The Patient: Patient-Centered Outcomes Research
- Discipline: Medicine
- Language: English
- Edited by: John Bridges, Christopher I. Carswell

Publication details
- History: 2008-present
- Publisher: Adis International (Springer Nature) (New Zealand)
- Frequency: Quarterly

Standard abbreviations
- ISO 4: Patient

Indexing
- ISSN: 1178-1653 (print) 1178-1661 (web)
- OCLC no.: 228137039

Links
- Journal homepage; Online access;

= The Patient: Patient-Centered Outcomes Research =

The Patient: Patient-Centered Outcomes Research is a quarterly peer-reviewed medical journal dedicated to presenting solely the patient's perspective. The journal was published by Adis in collaboration with the Department of Health Policy and Management at the Johns Hopkins Bloomberg School of Public Health.
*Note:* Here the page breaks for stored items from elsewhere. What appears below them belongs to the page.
__device__ __forceinline__ void dirty_scan_body(const DirtySet& a, const int* __restrict__ n_ptr, const int* __restrict__ block_tot,
                                                uint32_t* __restrict__ fused_word, int seq) {
    __shared__ int smem[8];
    if (fused_word && blockIdx.x == 0 && threadIdx.x == 0) __hip_atomic_store(fused_word, (uint32_t)seq, __ATOMIC_RELAXED, __HIP_MEMORY_SCOPE_AGENT);
    const int s = (int)blockIdx.x * DIF_BLOCK + (int)threadIdx.x;
    const bool flag = a.dirty[s] != 0;
    if (!__syncthreads_or((int)flag) && blockIdx.x != 0) return;
    int before = 0, all = 0;
    const int n_blk = (int)gridDim.x;
    for (int b = (int)threadIdx.x; b < n_blk; b += DIF_BLOCK) {
        const int t = block_tot[b];
        all += t;
        if (b < (int)blockIdx.x) before += t;
    }
    const GridMarks& marks = a.bits;
    int lin = 0, cand[7];
    uint32_t word[7];
#pragma unroll
    for (int c = 0; c < 7; ++c) { cand[c] = 0; word[c] = 0xFFFFFFFFu; }
    if (flag && (lin = (int)a.pos[s]) >= 0) {
        int ix, iy, iz;
        unlinearize(a.g, lin, ix, iy, iz);
        cand[0] = lin;
        cand[1] = linearize(a.g, clampi(ix - 1, 0, a.g.nx - 1), iy, iz);
        cand[2] = linearize(a.g, clampi(ix + 1, 0, a.g.nx - 1), iy, iz);
        cand[3] = linearize(a.g, ix, clampi(iy - 1, 0, a.g.ny - 1), iz);
        cand[4] = linearize(a.g, ix, clampi(iy + 1, 0, a.g.ny - 1), iz);
        cand[5] = linearize(a.g, ix, iy, clampi(iz - 1, 0, a.g.nz - 1));
        cand[6] = linearize(a.g, ix, iy, clampi(iz + 1, 0, a.g.nz - 1));
        int64_t slot[7];
#pragma unroll
        for (int c = 0; c < 7; ++c) slot[c] = a.indexer[cand[c]];
        float w[7];
#pragma unroll
        for (int c = 0; c < 7; ++c) w[c] = slot[c] >= 0 ? a.obs[slot[c]] : a.ignore_th;
#pragma unroll
        for (int c = 0; c < 7; ++c) word[c] = (w[c] > a.ignore_th) ? marks.bits[cand[c] >> 5] : 0xFFFFFFFFu;
    }
    const int n = *n_ptr;
    const bool mine = flag && s < n;
    int offset = block_sum(before, smem);
    const int total = block_sum(all, smem);
    {
        const int64_t need = min((int64_t)7 * total, (int64_t)n);
        if (need > a.max_voxels) {
            if (blockIdx.x == 0 && threadIdx.x == 0) { a.counters[DIF_C_K] = 0; a.counters[DIF_C_DEFERRED] = (int)need; }
            return;
        }
    }
    int chunk_total;
    const int ex = block_excl_scan(mine ? 1 : 0, smem, chunk_total);
    if (mine) {
        a.dirty[s] = 0;
        if (offset + ex < a.max_voxels) {
            a.valid_blocks[offset + ex] = lin;
            uint32_t prev[7];
#pragma unroll
            for (int c = 0; c < 7; ++c) {
                const uint32_t b = 1u << (cand[c] & 31);
                prev[c] = (word[c] & b) ? 0xFFFFFFFFu : atomicOr(marks.bits + (cand[c] >> 5), b);
            }
#pragma unroll
            for (int c = 0; c < 7; ++c)
                if (!(prev[c] & (1u << (cand[c] & 31)))) atomicAdd(marks.tot + (cand[c] >> 5) / marks.per_words, 1);
        }
    }
    if (blockIdx.x == 0 && threadIdx.x == 0) {
        int t = total;
        if (t > a.max_voxels) { t = (int)a.max_voxels; a.counters[DIF_C_OVERFLOW] = 2; }
        a.counters[DIF_C_K] = t;
        a.counters[DIF_C_DEFERRED] = 0;
    }
}

__global__ void __launch_bounds__(DIF_BLOCK) k_dirty_scan(DirtySet a, const int* __restrict__ n_ptr, const int* __restrict__ block_tot, uint32_t* __restrict__ fused_word, int seq) {
    dirty_scan_body(a, n_ptr, block_tot, fused_word, seq);
}
struct DirtyScanArgs { DirtySet a; const int* n_ptr; const int* block_tot; };
__global__ void __launch_bounds__(DIF_BLOCK) k_dirty_scan_batch(Batch<DirtyScanArgs> b) {
    const DirtyScanArgs& a = b.s[blockIdx.y];
    dirty_scan_body(a.a, a.n_ptr, a.block_tot, nullptr, 0);
}
__global__ void k_publish_word(uint32_t* __restrict__ word, uint32_t value) {
    if (threadIdx.x == 0) __hip_atomic_store(word, value, __ATOMIC_RELAXED, __HIP_MEMORY_SCOPE_AGENT);
}

struct OccFunctor {
    uint32_t* bits;
    const int64_t* indexer;
    int32_t* occ_slot;
    int32_t* vbm;
    int* counters;
    int64_t max_voxels;
    __device__ int count(int w) const { return __popc(bits[w]); }
    __device__ void emit(int w, int offset) const {
        uint32_t word = bits[w];
        bits[w] = 0u;
        while (word) {
            int b = __ffs((int)word) - 1;
            word &= word - 1;
            int slot = (int)indexer[w * 32 + b];
            if (offset < max_voxels) {
                occ_slot[offset] = slot;
                vbm[slot] = offset;
            }
            ++offset;
        }
    }
    __device__ void finish(int total) const {
        if (total > max_voxels) { total = (int)max_voxels; counters[DIF_C_OVERFLOW] = 3; }
        counters[DIF_C_B] = total;
        counters[DIF_C_VH] = 0;
        counters[DIF_C_WORK] = 0;
    }
};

The first issue of the journal was published in 2008.

According to the Journal Citation Reports, the journal has a 2024 impact factor of 3.1.

== Abstracting and indexing ==
The journal is abstracted and indexed in EMBASE/Excerpta Medica, PsycINFO, RePEc, MEDLINE, CINAHL, Current Contents/Social & Behavioral Sciences, and the Social Sciences Citation Index.